The task » Your answer should be every line of the records that contains the word "feas".

[Material for this task Boundary: Start]

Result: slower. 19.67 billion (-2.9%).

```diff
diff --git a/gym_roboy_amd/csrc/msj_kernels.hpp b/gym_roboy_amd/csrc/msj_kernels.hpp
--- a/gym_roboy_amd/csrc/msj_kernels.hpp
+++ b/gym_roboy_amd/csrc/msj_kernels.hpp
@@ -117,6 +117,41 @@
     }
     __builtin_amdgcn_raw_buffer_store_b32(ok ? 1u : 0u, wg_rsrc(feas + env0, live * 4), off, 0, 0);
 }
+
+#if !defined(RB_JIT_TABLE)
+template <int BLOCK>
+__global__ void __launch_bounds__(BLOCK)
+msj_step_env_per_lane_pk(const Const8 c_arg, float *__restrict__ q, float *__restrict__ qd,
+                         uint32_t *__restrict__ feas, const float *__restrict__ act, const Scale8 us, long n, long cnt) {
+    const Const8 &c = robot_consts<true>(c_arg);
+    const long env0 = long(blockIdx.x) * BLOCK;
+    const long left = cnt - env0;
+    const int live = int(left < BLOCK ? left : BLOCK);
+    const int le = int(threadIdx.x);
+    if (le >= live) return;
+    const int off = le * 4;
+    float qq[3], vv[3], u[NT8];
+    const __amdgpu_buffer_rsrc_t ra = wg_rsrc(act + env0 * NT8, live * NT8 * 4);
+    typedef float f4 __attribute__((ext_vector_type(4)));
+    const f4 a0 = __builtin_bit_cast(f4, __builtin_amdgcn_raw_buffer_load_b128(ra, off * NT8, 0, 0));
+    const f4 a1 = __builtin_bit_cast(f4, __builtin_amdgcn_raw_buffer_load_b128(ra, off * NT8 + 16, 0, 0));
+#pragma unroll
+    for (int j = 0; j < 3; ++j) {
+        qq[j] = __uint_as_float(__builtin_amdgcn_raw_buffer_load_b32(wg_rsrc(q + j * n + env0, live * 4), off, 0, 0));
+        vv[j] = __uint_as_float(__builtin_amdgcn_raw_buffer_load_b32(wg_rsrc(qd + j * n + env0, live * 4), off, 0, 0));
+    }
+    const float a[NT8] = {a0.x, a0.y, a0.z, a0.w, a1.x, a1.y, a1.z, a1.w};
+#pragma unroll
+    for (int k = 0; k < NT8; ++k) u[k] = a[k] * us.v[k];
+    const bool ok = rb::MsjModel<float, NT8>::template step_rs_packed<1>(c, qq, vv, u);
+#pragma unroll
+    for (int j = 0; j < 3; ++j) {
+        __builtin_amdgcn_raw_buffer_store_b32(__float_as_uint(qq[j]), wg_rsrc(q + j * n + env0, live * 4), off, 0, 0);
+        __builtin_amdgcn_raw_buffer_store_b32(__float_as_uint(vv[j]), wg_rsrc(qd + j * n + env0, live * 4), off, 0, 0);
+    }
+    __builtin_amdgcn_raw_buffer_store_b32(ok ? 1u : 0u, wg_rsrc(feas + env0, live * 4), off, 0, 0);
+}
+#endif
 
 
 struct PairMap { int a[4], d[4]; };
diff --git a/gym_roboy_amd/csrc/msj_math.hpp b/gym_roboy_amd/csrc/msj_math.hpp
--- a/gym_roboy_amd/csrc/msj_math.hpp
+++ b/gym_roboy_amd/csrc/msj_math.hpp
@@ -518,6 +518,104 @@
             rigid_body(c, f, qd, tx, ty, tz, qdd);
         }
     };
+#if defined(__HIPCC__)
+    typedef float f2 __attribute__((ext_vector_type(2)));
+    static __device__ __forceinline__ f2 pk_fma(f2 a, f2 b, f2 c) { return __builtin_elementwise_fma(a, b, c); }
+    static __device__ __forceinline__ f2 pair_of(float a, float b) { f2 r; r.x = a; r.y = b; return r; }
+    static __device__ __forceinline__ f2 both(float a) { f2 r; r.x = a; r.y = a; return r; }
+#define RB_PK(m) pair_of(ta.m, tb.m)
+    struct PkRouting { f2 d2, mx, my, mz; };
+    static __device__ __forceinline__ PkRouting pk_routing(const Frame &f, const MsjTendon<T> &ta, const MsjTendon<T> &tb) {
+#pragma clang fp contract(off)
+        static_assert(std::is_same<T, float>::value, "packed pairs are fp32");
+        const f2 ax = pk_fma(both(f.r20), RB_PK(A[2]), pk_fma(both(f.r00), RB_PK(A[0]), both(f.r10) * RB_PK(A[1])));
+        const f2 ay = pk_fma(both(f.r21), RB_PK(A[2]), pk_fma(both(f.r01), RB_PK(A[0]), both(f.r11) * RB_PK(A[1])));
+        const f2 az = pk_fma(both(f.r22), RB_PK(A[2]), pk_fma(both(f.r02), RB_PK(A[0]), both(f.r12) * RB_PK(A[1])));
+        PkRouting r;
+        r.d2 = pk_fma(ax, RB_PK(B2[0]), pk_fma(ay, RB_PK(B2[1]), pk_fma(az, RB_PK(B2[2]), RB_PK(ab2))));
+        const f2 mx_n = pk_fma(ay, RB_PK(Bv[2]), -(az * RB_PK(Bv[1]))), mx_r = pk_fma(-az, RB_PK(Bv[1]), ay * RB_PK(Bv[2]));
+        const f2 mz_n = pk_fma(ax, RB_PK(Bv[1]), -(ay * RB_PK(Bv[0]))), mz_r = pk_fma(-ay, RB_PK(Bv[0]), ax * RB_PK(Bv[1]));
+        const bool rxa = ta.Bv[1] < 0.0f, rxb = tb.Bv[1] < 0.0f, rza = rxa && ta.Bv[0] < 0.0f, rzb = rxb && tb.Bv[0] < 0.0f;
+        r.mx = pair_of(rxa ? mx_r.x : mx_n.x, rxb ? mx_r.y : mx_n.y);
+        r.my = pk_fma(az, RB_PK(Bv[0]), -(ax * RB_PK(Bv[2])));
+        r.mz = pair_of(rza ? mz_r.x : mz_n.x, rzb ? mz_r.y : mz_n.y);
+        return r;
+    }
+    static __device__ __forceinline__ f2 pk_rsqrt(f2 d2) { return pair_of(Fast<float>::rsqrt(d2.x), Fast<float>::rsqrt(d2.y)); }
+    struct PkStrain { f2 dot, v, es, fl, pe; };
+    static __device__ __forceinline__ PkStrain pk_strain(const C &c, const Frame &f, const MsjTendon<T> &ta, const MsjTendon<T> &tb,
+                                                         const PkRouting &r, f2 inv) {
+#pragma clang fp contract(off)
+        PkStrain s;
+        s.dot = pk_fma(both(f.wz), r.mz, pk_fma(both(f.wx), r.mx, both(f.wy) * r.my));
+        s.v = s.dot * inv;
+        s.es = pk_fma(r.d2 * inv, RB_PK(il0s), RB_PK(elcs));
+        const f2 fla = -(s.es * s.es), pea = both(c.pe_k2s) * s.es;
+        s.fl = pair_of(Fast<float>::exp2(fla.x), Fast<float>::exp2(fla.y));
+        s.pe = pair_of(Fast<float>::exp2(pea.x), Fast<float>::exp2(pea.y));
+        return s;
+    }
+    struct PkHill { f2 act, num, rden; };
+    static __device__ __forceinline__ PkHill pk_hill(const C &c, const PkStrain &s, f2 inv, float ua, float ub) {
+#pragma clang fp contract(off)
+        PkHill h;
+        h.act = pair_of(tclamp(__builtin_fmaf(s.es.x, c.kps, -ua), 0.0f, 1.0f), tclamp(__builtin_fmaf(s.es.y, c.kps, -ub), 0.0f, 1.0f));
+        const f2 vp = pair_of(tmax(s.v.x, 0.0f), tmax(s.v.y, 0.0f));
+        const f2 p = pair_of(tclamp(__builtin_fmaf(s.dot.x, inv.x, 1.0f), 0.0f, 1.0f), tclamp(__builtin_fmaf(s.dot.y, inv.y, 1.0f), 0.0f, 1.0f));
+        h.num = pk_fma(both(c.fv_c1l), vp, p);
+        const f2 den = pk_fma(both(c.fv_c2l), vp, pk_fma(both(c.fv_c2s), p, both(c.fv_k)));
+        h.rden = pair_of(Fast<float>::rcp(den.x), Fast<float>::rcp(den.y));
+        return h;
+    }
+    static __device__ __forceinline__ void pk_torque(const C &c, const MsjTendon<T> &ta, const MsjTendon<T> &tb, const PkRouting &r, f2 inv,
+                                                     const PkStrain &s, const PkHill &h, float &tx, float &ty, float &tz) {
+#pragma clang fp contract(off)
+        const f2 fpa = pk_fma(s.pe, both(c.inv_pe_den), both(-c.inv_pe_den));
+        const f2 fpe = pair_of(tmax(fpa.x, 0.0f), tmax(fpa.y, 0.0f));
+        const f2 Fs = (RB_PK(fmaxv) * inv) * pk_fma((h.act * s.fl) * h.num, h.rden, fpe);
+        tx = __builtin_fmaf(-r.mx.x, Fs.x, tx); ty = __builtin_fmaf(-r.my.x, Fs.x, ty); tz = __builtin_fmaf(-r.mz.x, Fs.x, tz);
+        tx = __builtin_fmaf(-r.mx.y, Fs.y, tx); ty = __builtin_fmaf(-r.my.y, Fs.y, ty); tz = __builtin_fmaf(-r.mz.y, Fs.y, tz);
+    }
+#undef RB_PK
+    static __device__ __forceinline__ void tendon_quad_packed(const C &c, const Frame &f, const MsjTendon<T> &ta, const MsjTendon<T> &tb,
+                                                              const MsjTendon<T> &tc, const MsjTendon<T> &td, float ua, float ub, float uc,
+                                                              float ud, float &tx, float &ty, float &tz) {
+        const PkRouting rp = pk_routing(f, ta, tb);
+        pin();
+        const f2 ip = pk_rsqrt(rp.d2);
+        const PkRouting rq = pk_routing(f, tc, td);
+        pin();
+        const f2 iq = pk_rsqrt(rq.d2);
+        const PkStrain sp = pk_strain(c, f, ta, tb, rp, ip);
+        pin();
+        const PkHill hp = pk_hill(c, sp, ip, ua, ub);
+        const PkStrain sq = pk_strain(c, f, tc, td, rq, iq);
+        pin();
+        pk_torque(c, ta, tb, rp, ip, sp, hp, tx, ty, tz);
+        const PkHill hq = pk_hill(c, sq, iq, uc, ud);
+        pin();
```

[Material for this task Boundary: End]

Solution for this task »
     __builtin_amdgcn_raw_buffer_store_b32(ok ? 1u : 0u, wg_rsrc(feas + env0, live * 4), off, 0, 0);
+                         uint32_t *__restrict__ feas, const float *__restrict__ act, const Scale8 us, long n, long cnt) {
+    __builtin_amdgcn_raw_buffer_store_b32(ok ? 1u : 0u, wg_rsrc(feas + env0, live * 4), off, 0, 0);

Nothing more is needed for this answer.